Yes its the red top engine the same 848 engine i thing they used from Rialto onwards (i may be wrong)

The noise did rise and fall with rpm as you say then the car lost all power.

Ok i will start it tonight and let you know :thumb:


----------



## Kiashuma (May 4, 2011)

Sh1ner said:


> I doubt you will do any more damage. There will be no harm in starting it and just checking. When engines get hot they can make some strange noises sometimes you are lucky and sometimes not but you may as well find out and lets us know. If it makes some odd noises you can always turn it off.
> As a guide top end noise is generally tapping. a light knocking that rises and falls with rpm could be a little end noise and a heavy knocking a big end.
> The mayonaise points towards head gasket failure but to find the extent to which it has failed will require removal of the head anyway.
> For the future. Remember, if you do take the head of leave one bolt in and twist the head from side to side to break the join between liners and head and then remove. Don't just pull the head upwards as the liners may come with it. I am assuming you have the aluminium Reliant engine rather than the A series.


Morning :thumb:

Started it last night, it started fine and sounded ok, not as it was but no knocking that i could hear. I let it idle for abut 2 mins, did'nt rev it and it seemed ok, hoping just the head gasket is gone and no other damage caused.


----------



## richard56 (Sep 29, 2013)

Fingers crossed.
I'm sure the mechanically gifted on here will give you loads of advice.


----------



## Sh1ner (May 19, 2012)

Kiashuma said:


> Morning :thumb:
> 
> Started it last night, it started fine and sounded ok, not as it was but no knocking that i could hear. I let it idle for abut 2 mins, did'nt rev it and it seemed ok, hoping just the head gasket is gone and no other damage caused.

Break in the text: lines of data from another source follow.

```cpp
#ifdef NYX_NO_FUSED
        constexpr bool FUSED = false;
#else
        constexpr bool FUSED = C16 && !GS;
#endif
        double acc[6] = {0, 0, 0, 0, 0, 0};
        if (!FUSED || blank) {
            if (!blank) {
                for (uint32_t i = tid; i < n; i += BS) {
                    double d = (double)(C16 ? vmin + ((const uint16_t*)s_val)[i] : SV(i)) - mean;
                    double d2 = d * d;
                    acc[0] += fabs(d);
                    acc[1] += d2;
                    acc[2] += d2 * d;
                    acc[3] += d2 * d2;
                    acc[4] += d2 * d2 * d;
                    acc[5] += d2 * d2 * d2;
                }
                block_sum<6, GS, NW>(acc, s_red, tid);
            }
            if (tid == 0)
                close_central<CovDiv::ieee>(RowColumns{o}, acc, n, dn, mean, blank);
        }
        STAMP(4);

        if (!blank) {
            auto bin_bound = [&](auto is100_t, const uint32_t b) -> uint32_t {
                constexpr bool is100 = decltype(is100_t)::value;
                uint32_t lo;
                if (use_count) {
                    auto bin_of = [=](uint32_t dd) -> uint32_t {
                        return is100 ? (uint32_t)idx100(vmin + dd) : to_grayscale(vmin + dd, vmin, range, nb);
                    };
                    uint32_t d;
                    if (range < 65536u) {
                        const double Wl = is100 ? binW100 : (double)range / (double)nb;
                        const double P = (double)b * Wl;
                        const uint32_t m = (uint32_t)(P + 0.5);
                        d = (uint32_t)P + 1;
                        if (b == 0)
                            d = 0;
                        else if (fabs(P - (double)m) < 1e-6)
                            d = bin_of(m) >= b ? m : m + 1;
                    } else {
                        double edge = is100 ? (double)b * binW100 : (double)b * (double)range / (double)nb;
                        d = edge >= (double)range + 1.0 ? range + 1 : (uint32_t)edge;
                        while (d > 0 && bin_of(d - 1) >= b) d--;
                        while (d <= range && bin_of(d) < b) d++;
                    }
                    lo = d > 0 ? cum(d - 1) : 0u;
                } else {
                    uint32_t hi = n;
                    lo = 0;
                    while (lo < hi) {
                        uint32_t mid = (lo + hi) >> 1;
                        uint32_t v = SV(mid);
                        uint32_t idx = is100 ? (uint32_t)idx100(v) : to_grayscale(v, vmin, range, nb);
                        if (idx < b) lo = mid + 1; else hi = mid;
// ... 23 lines not shown
                for (int d = 32; d > 0; d >>= 1) {
                    uint32_t oc = __shfl_down(best_c, d, 64), ov = __shfl_down(best_v, d, 64);
                    if (oc > best_c || (oc == best_c && ov < best_v)) { best_c = oc; best_v = ov; }
                }
                if (lane == 0) {
                    s_red[wave * 8 + 0] = (double)best_c;
                    s_red[wave * 8 + 1] = (double)best_v;
                }
                grp_sync<GS, NW>();
                if (tid == 0) {
                    uint32_t mc = 0, mv = 0;
                    for (int wv = 0; wv < NW; wv++) {
                        uint32_t c = (uint32_t)s_red[wv * 8 + 0], v = (uint32_t)s_red[wv * 8 + 1];
                        if (c > mc || (c == mc && v < mv)) { mc = c; mv = v; }
                    }
                    s_stat[S_MODE] = (double)mv;
                }
            }
            STAMP(6);

            if (NW == 1 || wave == 0) {
                const int g = lane >> 3, sub = lane & 7;
                const double mycnt = dn * kPctFrac[g];
                const uint32_t k = g < 6 ? (uint32_t)mycnt : (g == 6 || n / 2 == 0) ? n / 2 : n / 2 - 1;
                uint32_t xv;
                if (use_count) {
                    uint32_t lom1 = 0xFFFFFFFFu, span = range + 1;
                    while (span > 1) {
                        const uint32_t B = (span + 7) >> 3;
                        uint32_t i = mad_u24_su((uint32_t)sub + 1, B, lom1);
                        if (i > range) i = range;
                        const unsigned long long hit = __ballot(cum(i) > k);
                        const uint32_t half = lane < 32 ? (uint32_t)hit : (uint32_t)(hit >> 32);
                        const uint32_t first = (uint32_t)__builtin_ctz(((half >> (lane & 24)) & 0xFFu) | 0x80u);
                        lom1 = mad_u24_su(first, B, lom1);
                        span = B;
                    }
                    xv = vmin + lom1 + 1;
                } else
                    xv = SV(k);
                const uint32_t win = min((uint32_t)idx100(xv), 99u);
                const uint32_t bb = win + (uint32_t)sub;
                uint32_t bnd = 0;
                if (g < 6 && sub < 2)
                    bnd = bb < 100u ? bin_bound(std::true_type{}, bb) : n;
                const uint32_t rs = bnd, bi = wave_rol1(bnd) - rs;
                const double pv = (mycnt - (double)rs) * binW100 / (double)bi + (double)vmin + binW100 * (double)win;
                static_assert(I_P10 == I_P01 + 1 && I_P25 == I_P01 + 2 && I_P75 == I_P01 + 3 && I_P90 == I_P01 + 4 && I_P99 == I_P01 + 5, "P01 .. P99 are adjacent columns");
                if (g < 6 && sub == 0)
                    o[I_P01 + g] = pv;
                const double p10 = readlane_f64(pv, 8), p90 = readlane_f64(pv, 32);
                const double p25 = DEFER ? 0.0 : readlane_f64(pv, 16), p75 = DEFER ? 0.0 : readlane_f64(pv, 24);
                const uint32_t hi_v = (uint32_t)__builtin_amdgcn_readlane((int)xv, 48), lo_v = (uint32_t)__builtin_amdgcn_readlane((int)xv, 56);
                if (lane == 0) {
                    if (!DEFER)
                        close_quartiles(RowColumns{o}, p25, p75);
                    s_stat[S_P10] = p10;
                    s_stat[S_P90] = p90;
                    if (FUSED) {
                        uint32_t lox = 0x80000000u, span = 0;
                        if (p10 <= p90 && p90 >= (double)vmin && p10 <= (double)vmax) {
                            const double cl = ceil(p10), fl = floor(p90);
                            const uint32_t lo_b = cl <= (double)vmin ? vmin : (uint32_t)cl, hi_b = fl >= (double)vmax ? vmax : (uint32_t)fl;
                            if (lo_b <= hi_b) { lox = lo_b - vmin; span = hi_b - lo_b; }
                        }
                        const bool empty = span == 0 && lox == 0x80000000u;
                        uint32_t* const s_rob = (uint32_t*)(s_stat + 6);
                        s_rob[0] = lox;
                        s_rob[1] = span;
                        s_rob[2] = (empty || lox == 0) ? 0u : cum(lox - 1);
                        s_rob[3] = empty ? 0u : cum(lox + span);
                    }
                    double median = (n & 1) ? (double)hi_v : (double)(uint32_t)(hi_v + lo_v) / 2.0;
                    o[I_MEDIAN] = median;
                    o[I_MODE] = s_stat[S_MODE];
                    s_stat[S_MEDIAN] = median;
                    if (FUSED) {
                        const uint32_t m2x = (uint32_t)((median - (double)vmin) * 2.0);
                        uint32_t* const s_med = (uint32_t*)(s_stat + 10);
                        s_med[0] = m2x;
                        s_med[1] = (m2x & 1u) ? cum(m2x >> 1) : 0u;
                    }
                }
            }
            if (NW == 1 || wave == 1) {
                for (uint32_t b = lane; b < nb; b += 64)
                    s_lbc[b] = bin_bound(std::false_type{}, b);
                wav_sync<GS>();
                double e = 0, u = 0;
                for (uint32_t k = lane; k < nb; k += 64) {
                    uint32_t ck = (k < nb - 1 ? s_lbc[k + 1] : n) - s_lbc[k];
                    double p = fdiv((double)ck, dn);
                    e += p * log2(p + 2.2e-16);
                    u += p * p;
                }
                e = wave_sum(e);
                u = wave_sum(u);
                if (lane == 0) {
                    o[I_ENTROPY] = -e;
                    o[I_UNIFORMITY] = u;
                }
            }
            grp_sync<GS, NW>();
            STAMP(7);

            const double p10 = s_stat[S_P10], p90 = s_stat[S_P90], median = s_stat[S_MEDIAN];
            if (FUSED) {
                const uint32_t* const s_rob = (const uint32_t*)(s_stat + 6);
                const uint32_t lox = (uint32_t)__builtin_amdgcn_readfirstlane((int)s_rob[0]), span = (uint32_t)__builtin_amdgcn_readfirstlane((int)s_rob[1]);
                const uint32_t hix = lox + span;
                const uint32_t m2x = (uint32_t)__builtin_amdgcn_readfirstlane((int)((const uint32_t*)(s_stat + 10))[0]);
                const uint32_t kmed = m2x >> 1;
                uint32_t sx = 0, sad = 0;
                const double meanx = mean - (double)vmin;
                auto px1 = [&](uint32_t x) {
                    const double d = (double)x - meanx;
                    const double d2 = d * d;
                    acc[0] += fabs(d);
                    acc[1] = __builtin_fma(d, d, acc[1]);
                    acc[2] = __builtin_fma(d2, d, acc[2]);
                    acc[3] = __builtin_fma(d2, d2, acc[3]);
                    const double d4 = d2 * d2;
                    acc[4] = __builtin_fma(d4, d, acc[4]);
                    acc[5] = __builtin_fma(d4, d2, acc[5]);
                    sx += med3_u32_ss(x, lox, hix);
                    asm("v_sad_u32 %0, %1, %2, %0" : "+v"(sad) : "v"(x), "s"(kmed));
                };
                const uint16_t* const pv = (const uint16_t*)s_val + tid;
                const uint32_t n_full = (uint32_t)__builtin_amdgcn_readfirstlane((int)(n / BS)), n_rem = n - n_full * BS;
                {
                    uint32_t k = 0;
                    for (; k + 1 < n_full; k += 2) { px1(pv[k * BS]); px1(pv[(k + 1) * BS]); }
                    if (k < n_full) px1(pv[k * BS]);
                }
                if ((uint32_t)tid < n_rem)
                    px1(pv[n_full * BS]);
                {
                    const uint32_t wsx = wave_sum_t<uint32_t>(sx), wsad = wave_sum_t<uint32_t>(sad);
                    if (lane == 0) {
                        s_red[wave * 8 + 6] = (double)wsx;
                        s_red[wave * 8 + 7] = (double)wsad;
                    }
                }
                {
                    double t[8];
#pragma unroll
                    for (int k = 0; k < 8; k++) t[k] = k < 6 ? acc[k] : 0.0;
                    const double tot = wave_transpose_sum8(t, lane);
                    if ((lane & 7) == 0 && (lane >> 3) < 6)
                        s_red[wave * 8 + (lane >> 3)] = tot;
                }
                grp_sync<GS, NW>();
                const uint32_t n_below = (uint32_t)__builtin_amdgcn_readfirstlane((int)s_rob[2]);
                const uint32_t n_upto = (uint32_t)__builtin_amdgcn_readfirstlane((int)s_rob[3]);
                const uint32_t K = n_upto - n_below, n_above = n - n_upto;
                const uint32_t Sx_all = (uint32_t)xw_pairs<NW>(s_red, 6);
                const uint32_t Sxu = (uint32_t)__builtin_amdgcn_readfirstlane((int)(Sx_all - n_below * lox - n_above * hix));
                const double Sx = (double)Sxu;
                if (DEFER) {
                    if (tid < 8)
                        rec[CR_ACC + tid] = xw_chain<NW>(s_red, tid);
                    if (tid == 0) {
                        uint32_t* const rw = (uint32_t*)rec;
                        *(uint4*)(rw + CR_W_NBELOW) = make_uint4(n_below, n_above, K, Sxu);
                        *(uint4*)(rw + CR_W_LOX) = make_uint4(lox, hix, m2x, ((const uint32_t*)(s_stat + 10))[1]);
                    }
                } else
                if (tid == 0) {
                    double a6[6];
#pragma unroll
                    for (int k = 0; k < 6; k++) {
                        a6[k] = xw_chain<NW>(s_red, k);
                        asm volatile("" : "+v"(a6[k]) :: "memory");
                    }
                    const double sadk = xw_pairs<NW>(s_red, 7);
                    const uint32_t cle = ((const uint32_t*)(s_stat + 10))[1];
                    close_central<CovDiv::ieee>(RowColumns{o}, a6, n, dn, mean, blank);
                    close_robust_mad(RowColumns{o}, sadk, m2x, cle, K, Sx, vmin, dn);
                }
                const uint32_t Ku = K;
                const bool fast32 = (unsigned long long)(n_full + 1) * Ku * (span + 1ull) < (1ull << 32);
                double ad1[1];
                if (fast32) {
                    uint32_t ad = 0;
                    auto px2 = [&](uint32_t x) {
                        const uint32_t t = mul_u24_su(med3_u32_ss(x, lox, hix), Ku);
                        asm("v_sad_u32 %0, %1, %2, %0" : "+v"(ad) : "v"(t), "s"(Sxu));
                    };
                    {
                        uint32_t k = 0;
                        for (; k + 1 < n_full; k += 2) { px2(pv[k * BS]); px2(pv[(k + 1) * BS]); }
                        if (k < n_full) px2(pv[k * BS]);
                    }
                    if ((uint32_t)tid < n_rem)
                        px2(pv[n_full * BS]);
                    ad1[0] = (double)ad;
                } else {
                    unsigned long long ad = 0;
                    auto px2 = [&](uint32_t x) {
                        const uint32_t t = (uint32_t)__umul24(Ku, x);
                        uint32_t dlt;
                        asm("v_sad_u32 %0, %1, %2, 0" : "=v"(dlt) : "v"(t), "s"(Sxu));
                        ad += (x - lox) <= span ? dlt : 0u;
                    };
                    for (uint32_t k = 0; k < n_full; k++)
                        px2(pv[k * BS]);
                    if ((uint32_t)tid < n_rem)
                        px2(pv[n_full * BS]);
                    ad1[0] = (double)ad;
                }
                block_sum<1, GS, NW>(ad1, (double*)s_lb100, tid);
                if (DEFER) {
                    if (tid == 0) {
                        rec[CR_ADIN] = ad1[0];
                        ((uint32_t*)rec)[CR_W_FAST32] = fast32 ? 1u : 0u;
                        B->close_flag[roi] = 1u;
                    }
                } else
                if (tid == 0)
                    close_robust_rmad(RowColumns{o}, ad1[0], fast32, K, Sx, lox, hix, n_below, n_above);
            } else {
            double rb[3] = {0, 0, 0};
            for (uint32_t i = tid; i < n; i += BS) {
                double a = (double)(C16 ? vmin + ((const uint16_t*)s_val)[i] : SV(i));
                if (a >= p10 && a <= p90) {
                    rb[0] += a;
                    rb[1] += 1.0;
                }
                rb[2] += fabs(a - median);
            }
            block_sum<3, GS, NW>(rb, s_red, tid);
            const double mean1090 = rb[1] > 0 ? rb[0] / rb[1] : 0.0;
            double ad[1] = {0};
            for (uint32_t i = tid; i < n; i += BS) {
                double a = (double)(C16 ? vmin + ((const uint16_t*)s_val)[i] : SV(i));
                if (a >= p10 && a <= p90)
                    ad[0] += fabs(a - mean1090);
            }
            block_sum<1, GS, NW>(ad, s_red, tid);
            if (tid == 0) {
                o[I_ROBUST_MEAN] = mean1090;
                o[I_ROBUST_MEAN_ABSOLUTE_DEVIATION] = rb[1] > 0 ? ad[0] / rb[1] : 0.0;
                o[I_MEDIAN_ABSOLUTE_DEVIATION] = fdiv(rb[2], dn);
            }
            }
        }

        STAMP(8);
    }

    STAMP(9);
    if (FAST) {
        double* o = out_row_l + B->col_glcm;
        const int na = B->glcm_na;
        const int Ng = greyInfo, NG1 = Ng + 1, NN = Ng * Ng, cells = NG1 * NG1;
        const bool degenerate = FAM == 3 ? bin_pixel(vmin, vmin, vmax, B->glcm_grey_depth) == bin_pixel(vmax, vmin, vmax, B->glcm_grey_depth) : s_stat[S_NG] != 0.0;
        if (tid == 0)
            B->glcm_ng[roi] = degenerate ? 0u : (uint32_t)Ng;
        if (degenerate) {
            for (int c = tid; c < kGlcmAngled * na + kGlcmAve; c += BS)
                o[c] = 0.0;
            return;
        }
        const bool symmetric = B->glcm_symmetric != 0;
        int slot0 = -1, slot1 = -1, slot2 = -1, slot3 = -1;
#pragma unroll
        for (int q = 0; q < kMaxAngles; q++)
            if (q < na) {
                const int ang = B->glcm_angles[q];
                if (ang == 0) slot0 = q; else if (ang == 45) slot1 = q; else if (ang == 90) slot2 = q; else slot3 = q;
            }
        const bool usual = slot0 >= 0 && slot1 >= 0 && slot2 >= 0 && slot3 >= 0 && !symmetric;
        const bool dpp2 = B->glcm_offset == 1 && w > 64 && w <= 128 && usual;
        const bool dpp = (B->glcm_offset == 1 && w <= 64) || dpp2;
// ... 1096 lines not shown
```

Sounds promising. I would try raising and lowering the rpm though as some noises only appear under load. There is no need to thrash it full throttle but do rev it up and let it fall.
With regard to the mayonnaise do you have oil in the water (mayo in the cooling system) or water in the oil (Mayo in in the sump) is the dipstick milky rather than oily?
Have you taken the inspection covers off? Does it look as though there has been any recent work on the engine?
I have not seen a Rialto Haynes manual but a Robin Manual should do for engine purposes.


----------



## Kiashuma (May 4, 2011)

Sh1ner said:


> Sounds promising. I would try raising and lowering the rpm though as some noises only appear under load. There is no need to thrash it full throttle but do rev it up and let it fall.
> With regard to the mayonnaise do you have oil in the water (mayo in the cooling system) or water in the oil (Mayo in in the sump) is the dipstick milky rather than oily?
> Have you taken the inspection covers off? Does it look as though there has been any recent work on the engine?
> I have not seen a Rialto Haynes manual but a Robin Manual should do for engine purposes.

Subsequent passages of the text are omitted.